• Directions: Return every line from the records below with the string "rows".

[Opening Provided information section]

extern "C" int mv_ce_fwd_bwd(const void* logits, int l_dtype, int ld, const int32_t* labels, int R, int V, float* out, void* dlogits,
                             int d_dtype, int ldd, const float* grad_scale_dev, float grad_scale_host, const float* loss_scale_dev,
                             void* stream_) {
  hipStream_t stream = (hipStream_t)stream_;
  if (!logits || !labels || !out || R <= 0 || V <= 0 || ld < V) return MV_E_ARG;
  if (V > 256 * CE_MAXPER) return MV_E_SHAPE;
  if (dlogits && ldd < V) return MV_E_SHAPE;
  dim3 grid(R), block(256);
  const bool vec_ok = ((ld & 3) == 0) && (!dlogits || (ldd & 3) == 0) && ((((uintptr_t)logits) & 15) == 0) &&
                      (!dlogits || (((uintptr_t)dlogits) & 15) == 0) && V > 2048 && ldd <= 1024 * 32 && V <= 1024 * 32;
  if (vec_ok) {
    const dim3 vgrid(R < 512 ? R : 512), vblock(1024);
#define CEV_LAUNCH(TL, TD) hipLaunchKernelGGL((ce_vec_kernel<TL, TD, 8, 1024>), vgrid, vblock, 0, stream, (const TL*)logits, ld, labels, R, V, out, (TD*)dlogits, ldd, grad_scale_dev, grad_scale_host, loss_scale_dev)
    if (l_dtype == MV_F32 && d_dtype == MV_F32) CEV_LAUNCH(float, float);
    else if (l_dtype == MV_F32 && d_dtype == MV_F16) CEV_LAUNCH(float, f16_t);
    else if (l_dtype == MV_F32 && d_dtype == MV_BF16) CEV_LAUNCH(float, bf16_t);
    else if (l_dtype == MV_BF16 && d_dtype == MV_BF16) CEV_LAUNCH(bf16_t, bf16_t);
    else if (l_dtype == MV_BF16 && d_dtype == MV_F32) CEV_LAUNCH(bf16_t, float);
    else if (l_dtype == MV_F16 && d_dtype == MV_F16) CEV_LAUNCH(f16_t, f16_t);
    else if (l_dtype == MV_F16 && d_dtype == MV_F32) CEV_LAUNCH(f16_t, float);
    else return MV_E_DTYPE;
#undef CEV_LAUNCH
    MV_CHECK_LAUNCH();
    return MV_OK;
  }
#define CE_LAUNCH(TL, TD)                                                                                              \
  do {                                                                                                                 \
    if (V <= 256 * 8) hipLaunchKernelGGL((ce_kernel<TL, TD, 8>), grid, block, 0, stream, (const TL*)logits, ld, labels, R, V, out, (TD*)dlogits, ldd, grad_scale_dev, grad_scale_host, loss_scale_dev); \
    else hipLaunchKernelGGL((ce_kernel<TL, TD, CE_MAXPER>), grid, block, 0, stream, (const TL*)logits, ld, labels, R, V, out, (TD*)dlogits, ldd, grad_scale_dev, grad_scale_host, loss_scale_dev); \
  } while (0)
  if (l_dtype == MV_F32 && d_dtype == MV_F32) CE_LAUNCH(float, float);
  else if (l_dtype == MV_F32 && d_dtype == MV_F16) CE_LAUNCH(float, f16_t);
  else if (l_dtype == MV_F32 && d_dtype == MV_BF16) CE_LAUNCH(float, bf16_t);
  else if (l_dtype == MV_BF16 && d_dtype == MV_BF16) CE_LAUNCH(bf16_t, bf16_t);
  else if (l_dtype == MV_BF16 && d_dtype == MV_F32) CE_LAUNCH(bf16_t, float);
  else if (l_dtype == MV_F16 && d_dtype == MV_F16) CE_LAUNCH(f16_t, f16_t);
  else if (l_dtype == MV_F16 && d_dtype == MV_F32) CE_LAUNCH(f16_t, float);
  else return MV_E_DTYPE;
#undef CE_LAUNCH
  MV_CHECK_LAUNCH();
  return MV_OK;
}

template <typename T>
__global__ void gather_rows_kernel(const T* __restrict__ src, int lds_, const int32_t* __restrict__ rows, int R, int H,
// ... 230 lines not shown
  if (rows > 65535 * 16) return MV_E_SHAPE;
  int bx = (int)((ldd + 255) / 256);
  if (bx > 32) bx = 32;
  for (int r0 = 0; r0 < rows; r0 += 65535) {
    const int nr = rows - r0 < 65535 ? rows - r0 : 65535;
    dim3 grid(bx, nr), block(256);
    const char* sp = (const char*)src + (size_t)r0 * lds_ * mv_dtype_size(src_dtype);
    char* dp = (char*)dst + (size_t)r0 * ldd * mv_dtype_size(dst_dtype);
    if (src_dtype == MV_F32 && dst_dtype == MV_BF16) hipLaunchKernelGGL((cast2d_kernel<float, bf16_t>), grid, block, 0, stream, (const float*)sp, lds_, (bf16_t*)dp, ldd, nr, cols);
    else if (src_dtype == MV_BF16 && dst_dtype == MV_F32) hipLaunchKernelGGL((cast2d_kernel<bf16_t, float>), grid, block, 0, stream, (const bf16_t*)sp, lds_, (float*)dp, ldd, nr, cols);
    else if (src_dtype == MV_F32 && dst_dtype == MV_F32) hipLaunchKernelGGL((cast2d_kernel<float, float>), grid, block, 0, stream, (const float*)sp, lds_, (float*)dp, ldd, nr, cols);
    else if (src_dtype == MV_BF16 && dst_dtype == MV_BF16) hipLaunchKernelGGL((cast2d_kernel<bf16_t, bf16_t>), grid, block, 0, stream, (const bf16_t*)sp, lds_, (bf16_t*)dp, ldd, nr, cols);
    else if (src_dtype == MV_F32 && dst_dtype == MV_F16) hipLaunchKernelGGL((cast2d_kernel<float, f16_t>), grid, block, 0, stream, (const float*)sp, lds_, (f16_t*)dp, ldd, nr, cols);
    else if (src_dtype == MV_F16 && dst_dtype == MV_F32) hipLaunchKernelGGL((cast2d_kernel<f16_t, float>), grid, block, 0, stream, (const f16_t*)sp, lds_, (float*)dp, ldd, nr, cols);
    else if (src_dtype == MV_F16 && dst_dtype == MV_F16) hipLaunchKernelGGL((cast2d_kernel<f16_t, f16_t>), grid, block, 0, stream, (const f16_t*)sp, lds_, (f16_t*)dp, ldd, nr, cols);
    else return MV_E_DTYPE;
    MV_CHECK_LAUNCH();
  }
  return MV_OK;
}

[Closing Provided information section]

• Output for this task:
__global__ void gather_rows_kernel(const T* __restrict__ src, int lds_, const int32_t* __restrict__ rows, int R, int H,
  if (rows > 65535 * 16) return MV_E_SHAPE;
  for (int r0 = 0; r0 < rows; r0 += 65535) {
    const int nr = rows - r0 < 65535 ? rows - r0 : 65535;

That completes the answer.